* Task to complete: Below are records; count how many of their lines contain the word "return" and give the number alone.

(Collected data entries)
++++++++++++++++++++
@@ -733,7 +855,7 @@
 
 static int conv_wgrad_any(const void *fa, int32_t ca, const void *fb, int32_t cb, const int32_t *pairs, int32_t a_col,
                           const int32_t *koff_dev, const int32_t *koff_host, int32_t K, float *gW, void *ws, size_t ws_bytes,
-                          int dtype, void *stream, bool force_split = false) {
+                          int dtype, void *stream, bool force_split = false, int32_t *defer = nullptr) {
   if (ca <= 0 || cb <= 0 || K <= 0 || !koff_dev || !koff_host || !gW || (a_col != 0 && a_col != 1) || dtype < 0 || dtype > 2) {
     set_error("pcs_conv_wgrad_f32: bad args");
     return PCS_EINVAL;
@@ -756,6 +878,14 @@
     case WgradFamily::wgrad2: {
       Wgrad2Args w = wgrad_args<Wgrad2Args>(fa, fb, pairs, koff_dev, ws, ca, cb, K, a_col, p.pch);
       w.nbg = wg_ngroups(cb); w.interleave = p.interleave;
+      if (defer && dtype == 0 && wgrad_ride_mode() != 0 && (((uintptr_t)ws | (uintptr_t)gW) & 15) == 0) {
+        WgradPending pd = {w, (int)K, p.pch, (int)p.grid.x, (int)p.grid.y, cc, (int64_t)koff_host[K] - koff_host[0], gW,
+                           reinterpret_cast<const float *>(ws), 0};
+        std::lock_guard<std::mutex> lock(g_pending_mu);
+        g_pending[pending_key(st)] = pd;
+        *defer = 1;
+        return PCS_OK;
+      }
       if (dtype == 0) hipLaunchKernelGGL(wgrad2_kernel<Fp32>, p.grid, dim3(256), 0, st, w);
       else if (dtype == 1) hipLaunchKernelGGL(wgrad2_kernel<Bf16>, p.grid, dim3(256), 0, st, w);
       else hipLaunchKernelGGL(wgrad2_kernel<Fp16>, p.grid, dim3(256), 0, st, w);
@@ -810,3 +940,23 @@
   if ((ca % 4) || (cb % 4) || (((uintptr_t)fa | (uintptr_t)fb) & 15)) { set_error("pcs_conv_wgrad_f32_bf16x3: needs 16-byte granular rows"); return PCS_EUNSUPPORTED; }
   return conv_wgrad_any(fa, ca, fb, cb, pairs, a_col, koff_dev, koff_host, K, gW, ws, ws_bytes, 0, stream, true);
 }
+
+extern "C" int pcs_conv_wgrad_f32_defer(const float *fa, int32_t ca, const float *fb, int32_t cb, const int32_t *pairs, int32_t a_col,
+                                        const int32_t *koff_dev, const int32_t *koff_host, int32_t K, float *gW, void *ws,
+                                        size_t ws_bytes, void *stream) {
+  int rc = wgrad_flush(as_stream(stream));
+  if (rc) return rc;
+  int32_t deferred = 0;
+  rc = conv_wgrad_any(fa, ca, fb, cb, pairs, a_col, koff_dev, koff_host, K, gW, ws, ws_bytes, 0, stream, false, &deferred);
+  return rc ? rc : deferred;
+}
+
+extern "C" int pcs_conv_wgrad_flush(void *stream) { return wgrad_flush(as_stream(stream)); }
+
+extern "C" int32_t pcs_conv_wgrad_pending(void *stream) {
+  std::lock_guard<std::mutex> lock(g_pending_mu);
+  auto it = g_pending.find(pending_key(as_stream(stream)));
+  return it == g_pending.end() ? 0 : it->second.nx - it->second.next;
+}
+
+extern "C" void pcs_debug_wgrad_ride(int32_t mode, int32_t riders) { g_wgrad_ride = mode; g_wgrad_riders = riders; }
++++++++++++++++++++
* Result of the exercise: 8